Claude Desktop / generic JSON config

{
  "mcpServers": {
    "bithuman": {
      "command": "bithuman",
      "args": ["mcp"]
    }
  }
}

Cursor

In Settings → MCP → Add new MCP server, or in ~/.cursor/mcp.json:

{
  "mcpServers": {
    "bithuman": {
      "command": "bithuman",
      "args": ["mcp"]
    }
  }
}

If you haven’t signed in with bithuman login, add an "env": { "BITHUMAN_API_SECRET": "sk_your_secret" } block to the config.

Verify the connection

After adding the server, your client should list a bithuman tool group. The quickest confirmation is to ask the agent:

Use the bithuman tools to validate my API secret.

It calls validate_api_secret and should reply with {"valid": true}. If you get valid: false, re-check your credential (bithuman whoami); if no bithuman tools appear at all, confirm bithuman is on your PATH and restart the client.

Using it

You drive everything in natural language — the agent picks the right tools and chains them. A few worked examples:

Stand up a talking avatar and embed it

Generate an avatar of a friendly fitness coach, wait until it’s ready, then give me an embed token for it.

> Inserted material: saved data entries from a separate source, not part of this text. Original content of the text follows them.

int mmd_gn_conv_gemm(int dtype, const void* A, int64_t lda, const float* gn_a, const float* gn_b, int act, int S,
                     int64_t rows_per_slice, const void* W, const float* bias, const void* R, int64_t ldr, void* Y, int64_t ldy,
                     int M, int Cout, int Cin, int ntaps, const int* taps, int D0, int D1, int D2, int tile, void* stream);

int64_t mmd_vconv2d1d_weight_bytes(int Cin);
int mmd_vconv2d1d_pack(const void* Ws, const void* Wt, void* out, int Cin, int Cout, void* stream);
int mmd_vconv2d1d(const void* X, int64_t ldx, const float* gn_a, const float* gn_b, int act, int S, int64_t rows_per_slice,
                  const void* Wf, const float* bias_s, const float* bias_t, void* Y, int64_t ldy, int N, int F, int H, int W,
                  int Cin, int Cout, float* stats, int64_t stats_ld, void* stream);

int64_t mmd_tattn_weight_bytes(int C, int with_pre);
int mmd_tattn_pack(const void* Wpre, const void* Wqkv, const void* Wproj, void* out, int C, void* stream);
int mmd_tattn_block(const void* X, int64_t ldx, const void* A, int64_t lda, void* MID, int64_t ldm, const void* Wf,
                    const float* bias_pre, const float* bias_qkv, const float* bias_proj, const float* gamma, const float* beta,
                    float eps, void* Y, int64_t ldy, int N, int F, int HW, int C, int heads, float* stats, int64_t stats_ld,
                    void* stream);

int64_t mmd_tconv_weight_bytes(int Cin, int Cout);
int mmd_tconv_pack(const void* W, void* out, int Cin, int Cout, void* stream);
int mmd_tconv(const void* X, int64_t ldx, const void* Wf, const float* bias, void* Y, int64_t ldy, int N, int F, int HW, int Cin,
              int Cout, float* stats, int64_t stats_ld, void* stream);

int mmd_aconv(const void* X, int64_t ldx, const void* W, const float* bias, const float* ga, const float* gb, int act, void* Y, int64_t ldy,
              int M, int L, int Cin, int Cout, int dil, float* stats, int64_t stats_ld, void* stream);

int mmd_attn_fwd(int dtype, const void* Q, int64_t ldq, int q_off, const void* KV, int64_t ldkv, int k_off, int v_off, void* O,
                 int64_t ldo, int heads, int ch, int nb, int G, int64_t q_rows_per_batch, int q_per_group,
                 int64_t k_rows_per_batch, int k_per_group, int win, const int* shift_dev, int impl, void* stream);
int mmd_attn_small_fwd(int dtype, const void* QKV, int64_t ld, void* O, int64_t ldo, int C, int heads, int S, int Tn, int inner,
                       int64_t outer_stride, int64_t inner_stride, int64_t tstride, void* stream);

int mmd_resample(int dtype, const void* x, int64_t ldx, void* y, int64_t ldy, int C, int NF, int H, int W, int fh, int fw,
                 int mode, float scale, void* stream);
int mmd_resample_stats(const void* x, int64_t ldx, void* y, int64_t ldy, int C, int NF, int H, int W, int fh, int fw, int mode,
                       float* stats, int64_t stats_ld, void* stream);
int mmd_copy2d(const void* x, int64_t ldx_bytes, void* y, int64_t ldy_bytes, int64_t rows, int64_t row_bytes, void* stream);

int mmd_stem_conv(int dtype, const float* x, const float* w, const float* bias, void* y, int64_t ldy, int N, int F, int Cin,
                  int H, int W, int Cout, int ntaps, const int* taps, void* stream);
int mmd_head_conv(int dtype, const void* x, int64_t ldx, const float* w, const float* bias, float* y, int N, int F, int Cin,
                  int H, int W, int Co, int ntaps, const int* taps, void* stream);
int64_t mmd_head_gemm_weight_bytes(int Cin);
int64_t mmd_head_gemm_workspace_bytes(int64_t M, int ntaps, int Co);
int mmd_head_gemm(const void* x, int64_t ldx, int64_t M, int Cin, const float* gn_a, const float* gn_b, int S, int64_t gn_rows, int act,
                  const void* wimg, float* P, int NO, void* stream);
int mmd_head_gather(const float* P, const float* bias, float* y, int N, int F, int H, int W, int Co, int ntaps, const int* taps,
                    void* stream);

int mmd_ddpm_update(const float* x, const float* model_out, const float* noise, float* out, float* x0_out, float* mean_out,
                    float* logvar_out, const float* tables, const int64_t* t, int T, int N, int F, int C, int HW, int flags,
                    void* stream);
int mmd_q_sample(const float* x0, const float* eps, float* out, const float* tab2, const int64_t* t, int T, int N,
                 int64_t per_sample, void* stream);

int64_t mmd_loss_workspace_bytes(int N);
int mmd_loss_terms(const float* x0, const float* xt, const float* model_out, const float* target, const float* tables,
                   const int64_t* t, int T, int N, int F, int C, int HW, int flags, float vb_scale, float* mse_out, float* vb_out,
                   void* workspace, void* stream);
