template <typename T, int DP, bool TOK>
__global__ __launch_bounds__(256) __attribute__((amdgpu_waves_per_eu(3, 3))) void attn_fwd_kernel(const T* __restrict__ Q, const T* __restrict__ K,
                                                          const T* __restrict__ V, T* __restrict__ out,
                                                          float* __restrict__ lse, int B, int H, int N, int dh, int ld,
                                                          float c, float scale) {
  using C = AttnCfg<DP>;
  constexpr int KT = 64;
  constexpr int KBYTES = KT * C::RSTR, VBYTES = KT * C::TSTR, STAGE = KBYTES + VBYTES;
  constexpr int SCK = C::RSTR / 16, SCV = C::TSTR / 16;
  constexpr int NIK = KT * SCK / 64, NIV = KT * SCV / 64, NSLOT = NIK + NIV;
  constexpr int NPW = (NSLOT + 3) / 4;
  static_assert(KT * SCK % 64 == 0 && KT * SCV % 64 == 0, "whole DMA instructions per image");
  extern __shared__ __attribute__((aligned(16))) char smem[];
  const int t = threadIdx.x, lane = t & 63;
  const int w = __builtin_amdgcn_readfirstlane(t >> 6);
  int bh, xb;
  if (!head_block((N + 127) / 128, B * H, bh, xb)) return;
  const int b = bh / H, hd = bh - b * H;
  const int q0 = xb * 128 + w * 32;
  HeadSrc src = head_src(TOK ? ld : 0, b, hd, H, N, dh, DP);
  if constexpr (!TOK) {
    src.rowbytes = (uint32_t)DP * 2u;
    src.nc = (uint32_t)DP / 8u;
  }
  const __amdgpu_buffer_rsrc_t rq = make_rsrc(Q + src.base, src.bytes);
  const u32x4 dk_ = att_desc(K + src.base, src.bytes);
  const u32x4 dv_ = att_desc(V + src.base, src.bytes);
  const uint32_t lds0 = (uint32_t)(size_t)((SGL_LDS char*)smem);

  const int qi = lane & 31, hh = lane >> 5;
  lo_x8<T> qf[C::KS];
#pragma unroll
  for (int ks = 0; ks < C::KS; ++ks) {
    const uint32_t ch = (uint32_t)(2 * ks + hh);
    qf[ks] = as_x8<T>(a_ldg(rq, (q0 + qi < N && ch < src.nc) ? (uint32_t)(q0 + qi) * src.rowbytes + ch * 16u : SGL_OOB));
  }

  uint32_t voff[NPW];
#pragma unroll
  for (int j = 0; j < NPW; ++j) {
    const int sl = w + 4 * j;
    voff[j] = (sl < NIK) ? att_chunk_off(sl * 64 + lane, KT, SCK, (int)src.nc, src.rowbytes)
                         : att_chunk_off((sl - NIK) * 64 + lane, KT, SCV, (int)src.nc, src.rowbytes);
  }
  const uint32_t tile_adv = (uint32_t)KT * src.rowbytes;
  auto issue = [&](int stage) {
    const uint32_t sb = lds0 + (uint32_t)(stage * STAGE);
#pragma unroll
    for (int j = 0; j < NPW; ++j) {
      const int sl = w + 4 * j;
      if (sl < NSLOT) att_dma16(sl < NIK ? dk_ : dv_, sb + (uint32_t)sl * 1024u, voff[j]);
      voff[j] += tile_adv;
    }
  };

  float m_run = -INFINITY, l_run = 0.f;
  f32x16 o[C::DT];
#pragma unroll
  for (int dt = 0; dt < C::DT; ++dt)
#pragma unroll
    for (int r = 0; r < 16; ++r) o[dt][r] = 0.f;

  const int ntiles = (N + KT - 1) / KT;
#pragma unroll
  for (int ks = 0; ks < C::KS; ++ks) asm volatile("" ::"v"(qf[ks]));
  asm volatile("s_waitcnt vmcnt(0)" ::: "memory");
  issue(0);
  for (int tile = 0; tile < ntiles; ++tile) {
    const int cur = tile & 1;
    SGL_ATT_WAIT_BARRIER(0);
    if (tile + 1 < ntiles) issue(cur ^ 1);
    const char* kb = smem + cur * STAGE;
    const char* vb = kb + KBYTES;
    f32x16 s0, s1;
#pragma unroll
    for (int r = 0; r < 16; ++r) { s0[r] = 0.f; s1[r] = 0.f; }
#pragma unroll
    for (int ks = 0; ks < C::KS; ++ks) {
      const lo_x8<T> k0 = lds_row8<T>(kb + qi * C::RSTR + (16 * ks + 8 * hh) * 2);
      const lo_x8<T> k1 = lds_row8<T>(kb + (qi + 32) * C::RSTR + (16 * ks + 8 * hh) * 2);
      s0 = MFMA32(k0, qf[ks], s0);
      s1 = MFMA32(k1, qf[ks], s1);
    }
    if (tile == ntiles - 1) {
#pragma unroll
      for (int r = 0; r < 16; ++r) {
        const int key = tile * KT + (r & 3) + 8 * (r >> 2) + 4 * hh;
        if (key >= N) s0[r] = -INFINITY;
        if (key + 32 >= N) s1[r] = -INFINITY;
      }
    }
    float mx = s0[0];
#pragma unroll
    for (int r = 1; r < 16; ++r) mx = fmaxf(mx, s0[r]);
#pragma unroll
    for (int r = 0; r < 16; ++r) mx = fmaxf(mx, s1[r]);
    mx = fmaxf(mx, __shfl_xor(mx, 32, 64));
    const float m_new = fmaxf(m_run, mx);
    const bool grew = __any(m_new > m_run);
    const float alpha = grew ? fast_exp2(c * (m_run - m_new)) : 1.0f;
    const float mc = m_new * c;
    float rs = 0.f;
#pragma unroll
    for (int r = 0; r < 16; ++r) {
      s0[r] = fast_exp2(fmaf(s0[r], c, -mc));
      s1[r] = fast_exp2(fmaf(s1[r], c, -mc));
      rs += s0[r] + s1[r];
    }
    l_run = l_run * alpha + rs;
    m_run = m_new;
    if (grew) {
#pragma unroll
      for (int dt = 0; dt < C::DT; ++dt)
#pragma unroll
        for (int r = 0; r < 16; ++r) o[dt][r] *= alpha;
    }
    lo_x8<T> pb[4];
    pb[0] = pack8<T>(s0, 0);
    pb[1] = pack8<T>(s0, 8);
    pb[2] = pack8<T>(s1, 0);
    pb[3] = pack8<T>(s1, 8);
#pragma unroll
    for (int dt = 0; dt < C::DT; ++dt)
#pragma unroll
      for (int kk = 0; kk < 4; ++kk) o[dt] = MFMA32(lds_trfrag<T>(vb, C::TSTR, kk, dt * 32, lane), pb[kk], o[dt]);
  }
  const float l = l_run + __shfl_xor(l_run, 32, 64);
  const float inv = 1.0f / l;
  const int q = q0 + qi;
  if (q < N) {
    T* orow = out + ((size_t)b * N + q) * ((size_t)H * dh) + hd * dh;
#pragma unroll
    for (int dt = 0; dt < C::DT; ++dt)
#pragma unroll
      for (int g4 = 0; g4 < 4; ++g4) {
        const int d = dt * 32 + 8 * g4 + 4 * hh;
        if (d < dh) {
          lo_x4<T> v4;
#pragma unroll
          for (int r = 0; r < 4; ++r) v4[r] = (T)(o[dt][4 * g4 + r] * inv);
          *reinterpret_cast<lo_x4<T>*>(orow + d) = v4;
        }
      }
    if (hh == 0) lse[(size_t)bh * N + q] = m_run * scale + __logf(l);
  }
}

The agent calls generate_agent, polls get_agent_status until ready (2–5 min), then create_embed_token and hands you the JWT for the embed widget.

Turn a script into speech

List the female voices, then read this with F1: “Welcome to the demo.”

list_voices, then text_to_speech (saved as a WAV you can play).

Audit the account

How many agents do I have, what’s my credit balance, and what did I spend in the last week?

list_agents (paginated), get_credit_balance, and get_usage with a start date.

Get notified instead of polling

Register a webhook at https://example.com/hooks/bithuman for agent.ready and send it a test event.

create_webhook (returns the one-time signing secret), then test_webhook. See Webhooks for verifying the X-BitHuman-Signature header.

Configuration

Env varDefaultPurpose
BITHUMAN_API_SECRET(auto-resolved)Your API secret. Resolved from env → OS keychain → ~/.bithuman/config (set by bithuman login). Never logged.
BITHUMAN_API_BASEhttps://api.bithuman.aiAPI origin.

The built-in server speaks the standard MCP stdio transport, so there’s nothing else to configure.

Notes

  • Async work. generate_agent and generate_dynamics return immediately with processing. Have the agent poll get_agent_status / get_dynamics until ready (generation takes 2–5 minutes).
  • Credits. generate_agent (~250 credits) and text_to_speech consume credits — check get_credit_balance first if cost matters.
  • Errors come back as a structured object with the HTTP status and a link to the error catalog; the agent can read and act on them.